template <class R, int NM_>
__device__ __forceinline__ void frz_begin4(const Geom& g, const FrzArgs& fa, const Strip4<R>& st, Frz4& fz, uint32_t (&MW)[3][3], uint32_t (&NM)[NM_],
	const uint32_t (&roff)[R::NI], float* p_out, int y0, int q0, bool fill)
{
	const size_t plane4 = st.plane_bytes >> 4;
	fz.outA = reinterpret_cast<char*>(p_out); fz.dB = reinterpret_cast<char*>(fa.p_outB) - reinterpret_cast<char*>(p_out);
	fz.mA = fa.m_outA; fz.mB = fa.m_outB; fz.tile_mark = fa.tile_mark; fz.tag = fa.tag; fz.ntx = fa.ntx; fz.nty = fa.nty; fz.y_own = y0;
	fz.M0c = 0u; fz.rel = 0u; fz.act = 0u;
#pragma unroll
	for (int l = 0; l < 3; ++l) MW[l][0] = MW[l][1] = MW[l][2] = 0u;
	const uint8_t* mb = fa.m_in + (size_t)g.lz(min(q0, st.q_load_last)) * plane4;
#pragma unroll
	for (int j = 0; j < NM_; ++j) NM[j] = mb[roff[j + 1] >> 4];
// ... 14 lines not shown
__device__ __forceinline__ void run4(const Geom& g, const float* __restrict__ p_in, const float* __restrict__ b, float* __restrict__ p_out,
	int zb, int ze, int y0, int wave, int lane, v4f* lds_slice, v4f* xbuf, int* xflag, const FrzArgs& fa, v4f* xe = nullptr, int x0 = 0, bool keep = true)
{
	Strip4<R> st;
	Frz4 fz;
	uint32_t MW[3][3], NM[R::N1];
#ifndef FX_O_NOPRIO
#ifndef FX_O_PRIO
#define FX_O_PRIO 2
#endif
	if (R::NW != 4) __builtin_amdgcn_s_setprio(FX_O_PRIO);
#endif
	v4f P1[3][R::N1], P2[3][R::N2], P3[3][R::N3], NP[R::NI], NB[R::N1], NBn[R::N1], Bk[R::N2];
	uint32_t roff[R::NI];
	const v4f zero = v4f{ 0.0f, 0.0f, 0.0f, 0.0f };
	const int qs = max(zb - 4, g.zlo), q_last = ze - 1 + 4;
	st.q_load_last = min(q_last, g.zhi);
	st.b_load_last = min(q_last - 1, g.zhi);
	st.zb = zb; st.ze = ze; st.Zg = g.Zg; st.wave = wave; st.lane = lane;
	st.wall_top = y0 == 0; st.wall_bot = y0 + R::NR >= g.Y;
	st.lds = lds_slice + lane; st.xbuf = xbuf; st.xflag = xflag;
	st.xf0 = (uint32_t)(size_t)(__attribute__((address_space(3))) int*)xflag;
	st.xb0 = (uint32_t)(size_t)(__attribute__((address_space(3))) v4f*)xbuf;
	const int yb = y0 - (R::A ? 4 : 1);
	const uint32_t XCOL = R::XT ? (uint32_t)x0 : R::XS == 2 ? 256u : 0u;
	st.keep = keep;
#pragma unroll
	for (int i = 0; i < R::NI; ++i) roff[i] = ((uint32_t)min(max(yb + i, 0), g.Y - 1) * (uint32_t)g.X + XCOL + 4u * (uint32_t)lane) * 4u;
	st.xe = xe; st.xe0 = (uint32_t)(size_t)(__attribute__((address_space(3))) v4f*)xe;
	st.eoff = ((uint32_t)min(max(yb + min(lane, R::NI - 1), 0), g.Y - 1) * (uint32_t)g.X + (R::XS == 2 ? 255u : 256u)) * 4u;
	st.E0 = 0.0f;
	st.s_ctr = 0; st.s_old = R::NI * 64;
	st.s_b2 = 2 * R::NI * 64; st.s_b3 = st.s_b2 + (R::NW == 4 ? R::N2 * 64 : 0); st.s_b4 = st.s_b3 + R::N2 * 64;
#pragma unroll
	for (int k = 0; k < 3; ++k) {
#pragma unroll
		for (int i = 0; i < R::N1; ++i) P1[k][i] = zero;
#pragma unroll
		for (int i = 0; i < R::N2; ++i) P2[k][i] = zero;
#pragma unroll
		for (int i = 0; i < R::N3; ++i) P3[k][i] = zero;
	}
#pragma unroll
	for (int i = 0; i < R::LDS_ROWS; ++i) st.lds[i * 64] = zero;
#pragma unroll
	for (int k = 0; k < R::N2; ++k) Bk[k] = zero;
// ... 9 lines not shown
#pragma unroll
		for (int j = 0; j < R::N1; ++j) NB[j] = *reinterpret_cast<const v4f*>(bbase + roff[j + 1]);
		const char* bnext = reinterpret_cast<const char*>(b + (size_t)g.lz(min(max(q0, g.zlo), g.zhi)) * plane);
#pragma unroll
		for (int j = 0; j < R::N1; ++j) NBn[j] = *reinterpret_cast<const v4f*>(bnext + roff[j + 1]);
		if (R::XS) st.E0 = *reinterpret_cast<const float*>(reinterpret_cast<const char*>(p_in + (size_t)g.lz(min(max(q0 - 1, g.zlo), g.zhi)) * plane) + st.eoff);
		if (fill) {
			const char* pa = reinterpret_cast<const char*>(p_in + (size_t)g.lz(qs) * plane);
			v4f A_[R::NI], B_[R::NI];
#pragma unroll
			for (int i = 0; i < R::NI; ++i) A_[i] = *reinterpret_cast<const v4f*>(pa + roff[i]);
#pragma unroll
			for (int i = 0; i < R::NI; ++i) B_[i] = *reinterpret_cast<const v4f*>(pa + st.plane_bytes + roff[i]);
#pragma unroll
			for (int i = 0; i < R::NI; ++i) FXQ_LDS(st, st.s_old, i) = A_[i];
#pragma unroll
			for (int i = 0; i < R::NI; ++i) FXQ_LDS(st, st.s_ctr, i) = B_[i];
		}
	}
	st.q = q0;
	st.pp = reinterpret_cast<const char*>(p_in) + ((ptrdiff_t)g.lz(q0) + 1) * (ptrdiff_t)st.plane_bytes;
	st.pbq = reinterpret_cast<const char*>(b) + ((ptrdiff_t)g.lz(q0) + (R::NW == 4 ? 1 : 0)) * (ptrdiff_t)st.plane_bytes;
	st.po_zb = reinterpret_cast<char*>(p_out) + (ptrdiff_t)g.lz(zb) * (ptrdiff_t)st.plane_bytes;
	st.po = reinterpret_cast<char*>(p_out) + ((ptrdiff_t)g.lz(q0) - 4) * (ptrdiff_t)st.plane_bytes;
	if (MK) frz_begin4<R, R::N1>(g, fa, st, fz, MW, NM, roff, p_out, y0, q0, fill);
	if (fill) {
		step4<R, 0, true, false, false, false, MK>(st, P1, P2, P3, NP, NB, NBn, Bk, roff, fz, MW, NM);
		step4<R, 1, true, false, false, false, MK>(st, P1, P2, P3, NP, NB, NBn, Bk, roff, fz, MW, NM);
		step4<R, 2, true, true, false, false, MK>(st, P1, P2, P3, NP, NB, NBn, Bk, roff, fz, MW, NM);
		step4<R, 0, true, true, false, false, MK>(st, P1, P2, P3, NP, NB, NBn, Bk, roff, fz, MW, NM);
		step4<R, 1, true, true, true, false, MK>(st, P1, P2, P3, NP, NB, NBn, Bk, roff, fz, MW, NM);
		step4<R, 2, true, true, true, false, MK>(st, P1, P2, P3, NP, NB, NBn, Bk, roff, fz, MW, NM);
	}
	head_stores4<R, MK>(st, fz, roff);
	for (;;) {
		step4<R, 0, true, true, true, true, MK>(st, P1, P2, P3, NP, NB, NBn, Bk, roff, fz, MW, NM);
		if (st.q > q_last) break;
		step4<R, 1, true, true, true, true, MK>(st, P1, P2, P3, NP, NB, NBn, Bk, roff, fz, MW, NM);
		if (st.q > q_last) break;
		step4<R, 2, true, true, true, true, MK>(st, P1, P2, P3, NP, NB, NBn, Bk, roff, fz, MW, NM);
		if (st.q > q_last) break;
	}
	if (MK) frz_end4(fa, fz, lane);
}

template <class R, int PH, bool S1, bool S2, bool S3, bool S4, bool MK = false>
__device__ __forceinline__ void step4r(Strip4<R>& st, v4f (&I)[3][R::NI], v4f (&P1)[3][R::NR], v4f (&P2)[3][R::NR], v4f (&P3)[3][R::NR],
	v4f (&NB)[R::NR], v4f (&Bp)[3][R::NR], const uint32_t (&roff)[R::NI], Frz4& fz, uint32_t (&MW)[3][3], uint32_t (&NM)[R::NR])
{
	static_assert(!R::A && !R::W, "the register-window step serves inner waves");
	constexpr int NEW = PH % 3, CTR = (PH + 2) % 3, OLD = (PH + 1) % 3;
	constexpr int NI = R::NI, NR = R::NR;
	constexpr uint32_t OWN = (1u << (4 * NR)) - 1u;
	const int q = st.q;
	uint32_t M0n = 0u;
	if (MK) {
#pragma unroll
		for (int j = 0; j < NR; ++j) M0n |= (NM[j] & 15u) << (4 * j);
		if (q >= st.zb && q < st.ze && (~M0n & OWN) != 0u) fz.rel |= 1u;
		if (q == 0) fz.M0c = M0n;
	}
	const v4f zero = v4f{ 0.0f, 0.0f, 0.0f, 0.0f };
	Mail4<R> M1, M2, M3;
	M1.fu = M1.fd = M2.fu = M2.fd = M3.fu = M3.fd = INT_MIN; M1.hu = M1.hd = M2.hu = M2.hd = M3.hu = M3.hd = zero;
	if (S1) mail_fetch4<R, 1>(st, M1);
	XMail xm; xm.f = INT_MIN; xm.a = zero; xm.b = fx_f2{ 0.0f, 0.0f };
	if (R::XS && S2) xe_fetch<R>(st, xm);
	if (__builtin_expect(q == 0, 0)) {
		FXQ_RARE_BRANCH;
#pragma unroll
		for (int i = 0; i < NI; ++i) I[CTR][i] = I[NEW][i];
	}
	fx_f2 E1_[R::XS ? (NR + 1) / 2 : 1];
	if (R::XS) {
#pragma unroll
		for (int j = 0; j < NR; ++j) { const float e_ = lane_cell(st.E0, j + 1); if (j & 1) E1_[j >> 1].y = e_; else E1_[j >> 1].x = e_; }
	}
	if (S1) {
		v4f T_[NR];
		uint32_t m1_ = 0u;
		{
#pragma unroll
			for (int jj = 0; jj < NR; ++jj) {
#ifdef FX_M_PLAIN
				const int j = jj;
#else
				const int j = MK ? NR - 1 - jj : jj;
// ... 19 lines not shown
		}
		if (__builtin_expect(q - 1 == st.Zg, 0)) {
			FXQ_RARE_BRANCH;
#pragma unroll
			for (int j = 0; j < NR; ++j) T_[j] = P1[CTR][j];
			if (MK) m1_ = MW[0][CTR];
		}
#pragma unroll
		for (int j = 0; j < NR; ++j) P1[NEW][j] = T_[j];
		if (MK) MW[0][NEW] = m1_;
		if (__builtin_expect(q - 1 == 0, 0)) {
			FXQ_RARE_BRANCH;
#pragma unroll
			for (int j = 0; j < NR; ++j) P1[CTR][j] = T_[j];
			if (MK) MW[0][CTR] = m1_;
		}
	}
	if (MK) fz.M0c = M0n;
	v4f B2_[NR], B3_[NR], B4_[NR];
#pragma unroll
	for (int j = 0; j < NR; ++j) { B2_[j] = Bp[NEW][j]; B3_[j] = Bp[CTR][j]; B4_[j] = Bp[OLD][j]; }
#pragma unroll
	for (int j = 0; j < NR; ++j) Bp[OLD][j] = NB[j];
#ifdef FX_S4_NOLOAD
	if (q + 1 <= st.q_load_last && q < -1000) {
#else
	if (q + 1 <= st.q_load_last) {
#endif
#pragma unroll
		for (int i = 0; i < NI; ++i) I[OLD][i] = *reinterpret_cast<const v4f*>(st.pp + opaque32q(roff[i]));
		if (MK) {
#pragma unroll
			for (int j = 0; j < NR; ++j) NM[j] = fz.pm[opaque32q(roff[j + 1] >> 4)];
		}
	} else {
#pragma unroll
		for (int i = 0; i < NI; ++i) I[OLD][i] = I[NEW][i];
	}
#ifdef FX_S4_NOLOAD
	if (q <= st.b_load_last && q < -1000) {
#else
	if (q <= st.b_load_last) {
#endif
#pragma unroll
		for (int j = 0; j < NR; ++j) NB[j] = *reinterpret_cast<const v4f*>(st.pbq + opaque32q(roff[j + 1]));
	}
	if (R::XS && q <= st.q_load_last) st.E0 = *reinterpret_cast<const float*>(st.pp - st.plane_bytes + st.eoff);
	st.pp += st.plane_bytes; st.pbq += st.plane_bytes;
	if (MK) fz.pm += st.plane_bytes >> 4;
	v4f HU1 = zero, HD1 = zero;
	if (S1) hand_over4<R, 1, NR>(st, M1, P1[NEW], HU1, HD1);
	if (R::XS && S2) xe_check<R>(st, xm);
	if (S2) mail_fetch4<R, 2>(st, M2);
	if (S2) {
		v4f T_[NR];
		uint32_t m2_ = 0u;
		relax_level4<R, 1, NR, NR, MK>(st, P1[OLD], P1[CTR], P1[NEW], B2_, HU1, HD1, T_, MK ? MW[0][CTR] : 0u, m2_, &xm);
		if (MK && q - 2 >= st.zb && q - 2 < st.ze && (~m2_ & OWN) != 0u) fz.rel |= 4u;
		if (__builtin_expect(q - 2 == st.Zg, 0)) {
			FXQ_RARE_BRANCH;
#pragma unroll
			for (int k = 0; k < NR; ++k) T_[k] = P2[CTR][k];
			if (MK) m2_ = MW[1][CTR];
		}
#pragma unroll
		for (int k = 0; k < NR; ++k) P2[NEW][k] = T_[k];
		if (MK) MW[1][NEW] = m2_;
		if (__builtin_expect(q - 2 == 0, 0)) {
// ... 19 lines not shown
		}
#pragma unroll
		for (int m = 0; m < NR; ++m) P3[NEW][m] = T_[m];
		if (MK) MW[2][NEW] = m3_;
		if (__builtin_expect(q - 3 == 0, 0)) {
			FXQ_RARE_BRANCH;
#pragma unroll
			for (int m = 0; m < NR; ++m) P3[CTR][m] = T_[m];
			if (MK) MW[2][CTR] = m3_;
		}
	}
	v4f HU3 = zero, HD3 = zero;
	if (S3) hand_over4<R, 3, NR>(st, M3, P3[NEW], HU3, HD3);
	if (S4) {
		v4f X_[NR];
		uint32_t m4_ = 0u;
		relax_level4<R, 3, NR, NR, MK>(st, P3[OLD], P3[CTR], P3[NEW], B4_, HU3, HD3, X_, MK ? MW[2][CTR] : 0u, m4_, &xm);
		char* dst_ = q - 4 >= st.zb ? st.po : st.po_zb;
#ifdef FX_S4_NOSTORE
		if (q < -1000)
#endif
#pragma unroll
		for (int m = 0; m < NR; ++m) {
			if (R::XT) store_row4xt<R::NT>(dst_, opaque32q(roff[m + 1]), st.keep, X_[m]);
			else if (R::NT) store_row4nt(dst_, opaque32q(roff[m + 1]), X_[m]);
			else store_row4(dst_, opaque32q(roff[m + 1]), X_[m]);
		}
		if (MK) frz_out4<R>(st, fz, dst_, X_, m4_, roff);
	}
#ifndef FX_S4_NOXE
	if (R::XS) {
		float v_[6] = { 0.0f, 0.0f, 0.0f, 0.0f, 0.0f, 0.0f };
#pragma unroll
		for (int k = 0; k < NR; ++k) {
			v_[R::XO1 + k] = R::XS == 1 ? P1[NEW][k].w : P1[NEW][k].x;
			v_[R::XO2 + k] = R::XS == 1 ? P2[NEW][k].w : P2[NEW][k].x;
			v_[R::XO3 + k] = R::XS == 1 ? P3[NEW][k].w : P3[NEW][k].x;
		}
		xe_publish<R::XS ? R::XS : 1>(st.xe0 + 16u * (uint32_t)xeslot<R::NW>(q & 1, st.wave), st.xf0 + 4u * (uint32_t)(3 * R::NW + st.wave), q, v_[0], v_[1], v_[2], v_[3], v_[4], v_[5]);
	}
#endif
	st.po += st.plane_bytes;
	++st.q;
}

template <class R, bool MK = false>
__device__ __forceinline__ void run4r(const Geom& g, const float* __restrict__ p_in, const float* __restrict__ b, float* __restrict__ p_out,
	int zb, int ze, int y0, int wave, int lane, v4f* xbuf, int* xflag, const FrzArgs& fa, v4f* xe = nullptr, int x0 = 0, bool keep = true)
{
	Strip4<R> st;
	Frz4 fz;
	uint32_t MW[3][3], NM[R::NR];
	v4f I[3][R::NI], P1[3][R::NR], P2[3][R::NR], P3[3][R::NR], NB[R::NR], Bp[3][R::NR];
	uint32_t roff[R::NI];
	const v4f zero = v4f{ 0.0f, 0.0f, 0.0f, 0.0f };
	const int qs = max(zb - 4, g.zlo), q_last = ze - 1 + 4;
	st.q_load_last = min(q_last, g.zhi);
	st.b_load_last = min(q_last - 1, g.zhi);
	st.zb = zb; st.ze = ze; st.Zg = g.Zg; st.wave = wave; st.lane = lane;
	st.wall_top = false; st.wall_bot = false;
	st.lds = nullptr; st.xbuf = xbuf; st.xflag = xflag;
	st.xf0 = (uint32_t)(size_t)(__attribute__((address_space(3))) int*)xflag;
	st.xb0 = (uint32_t)(size_t)(__attribute__((address_space(3))) v4f*)xbuf;
	st.s_ctr = st.s_old = st.s_b2 = st.s_b3 = st.s_b4 = 0;
	const int yb = y0 - 1;
	const uint32_t XCOL = R::XT ? (uint32_t)x0 : R::XS == 2 ? 256u : 0u;
	st.keep = keep;
#pragma unroll
	for (int i = 0; i < R::NI; ++i) roff[i] = ((uint32_t)min(max(yb + i, 0), g.Y - 1) * (uint32_t)g.X + XCOL + 4u * (uint32_t)lane) * 4u;
	st.xe = xe; st.xe0 = (uint32_t)(size_t)(__attribute__((address_space(3))) v4f*)xe;
	st.eoff = ((uint32_t)min(max(yb + min(lane, R::NI - 1), 0), g.Y - 1) * (uint32_t)g.X + (R::XS == 2 ? 255u : 256u)) * 4u;
	st.E0 = 0.0f;
#pragma unroll
	for (int k = 0; k < 3; ++k) {
#pragma unroll
		for (int i = 0; i < R::NR; ++i) { P1[k][i] = zero; P2[k][i] = zero; P3[k][i] = zero; Bp[k][i] = zero; }
#pragma unroll
		for (int i = 0; i < R::NI; ++i) I[k][i] = zero;
	}
	const size_t plane = g.plane();
	st.plane_bytes = plane * 4;
	const bool fill = qs == zb - 4;
	const int q0 = fill ? qs + 2 : qs;
	{
		const char* pb = reinterpret_cast<const char*>(p_in + (size_t)g.lz(min(q0, st.q_load_last)) * plane);
#pragma unroll
		for (int i = 0; i < R::NI; ++i) I[0][i] = *reinterpret_cast<const v4f*>(pb + roff[i]);
		const char* bbase = reinterpret_cast<const char*>(b + (size_t)g.lz(min(max(q0 - 1, g.zlo), g.zhi)) * plane);
#pragma unroll
		for (int j = 0; j < R::NR; ++j) NB[j] = *reinterpret_cast<const v4f*>(bbase + roff[j + 1]);
		if (R::XS) st.E0 = *reinterpret_cast<const float*>(reinterpret_cast<const char*>(p_in + (size_t)g.lz(min(max(q0 - 1, g.zlo), g.zhi)) * plane) + st.eoff);
		if (fill) {
			const char* pa = reinterpret_cast<const char*>(p_in + (size_t)g.lz(qs) * plane);
#pragma unroll
			for (int i = 0; i < R::NI; ++i) I[1][i] = *reinterpret_cast<const v4f*>(pa + roff[i]);
#pragma unroll
			for (int i = 0; i < R::NI; ++i) I[2][i] = *reinterpret_cast<const v4f*>(pa + st.plane_bytes + roff[i]);
		}
	}
	st.q = q0;
	st.pp = reinterpret_cast<const char*>(p_in) + ((ptrdiff_t)g.lz(q0) + 1) * (ptrdiff_t)st.plane_bytes;
	st.pbq = reinterpret_cast<const char*>(b) + (ptrdiff_t)g.lz(q0) * (ptrdiff_t)st.plane_bytes;
	st.po_zb = reinterpret_cast<char*>(p_out) + (ptrdiff_t)g.lz(zb) * (ptrdiff_t)st.plane_bytes;
	st.po = reinterpret_cast<char*>(p_out) + ((ptrdiff_t)g.lz(q0) - 4) * (ptrdiff_t)st.plane_bytes;
	if (MK) frz_begin4<R, R::NR>(g, fa, st, fz, MW, NM, roff, p_out, y0, q0, fill);
	if (fill) {
		step4r<R, 0, true, false, false, false, MK>(st, I, P1, P2, P3, NB, Bp, roff, fz, MW, NM);
		step4r<R, 1, true, false, false, false, MK>(st, I, P1, P2, P3, NB, Bp, roff, fz, MW, NM);
		step4r<R, 2, true, true, false, false, MK>(st, I, P1, P2, P3, NB, Bp, roff, fz, MW, NM);
		step4r<R, 0, true, true, false, false, MK>(st, I, P1, P2, P3, NB, Bp, roff, fz, MW, NM);
		step4r<R, 1, true, true, true, false, MK>(st, I, P1, P2, P3, NB, Bp, roff, fz, MW, NM);
		step4r<R, 2, true, true, true, false, MK>(st, I, P1, P2, P3, NB, Bp, roff, fz, MW, NM);
	}
	head_stores4<R, MK>(st, fz, roff);
	for (;;) {
		step4r<R, 0, true, true, true, true, MK>(st, I, P1, P2, P3, NB, Bp, roff, fz, MW, NM);
		if (st.q > q_last) break;
		step4r<R, 1, true, true, true, true, MK>(st, I, P1, P2, P3, NB, Bp, roff, fz, MW, NM);
		if (st.q > q_last) break;
		step4r<R, 2, true, true, true, true, MK>(st, I, P1, P2, P3, NB, Bp, roff, fz, MW, NM);
		if (st.q > q_last) break;
	}
	if (MK) frz_end4(fa, fz, lane);
}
=-=-=
→ **Description of the task**:
Starting at the first line of the records above, please copy each line exactly until you reach the line containing "fz.outA = reinterpret_cast<char*>(p_out);". Include that line and stop there.

→ **Result of this task**:
template <class R, int NM_>
__device__ __forceinline__ void frz_begin4(const Geom& g, const FrzArgs& fa, const Strip4<R>& st, Frz4& fz, uint32_t (&MW)[3][3], uint32_t (&NM)[NM_],
	const uint32_t (&roff)[R::NI], float* p_out, int y0, int q0, bool fill)
{
	const size_t plane4 = st.plane_bytes >> 4;
	fz.outA = reinterpret_cast<char*>(p_out); fz.dB = reinterpret_cast<char*>(fa.p_outB) - reinterpret_cast<char*>(p_out);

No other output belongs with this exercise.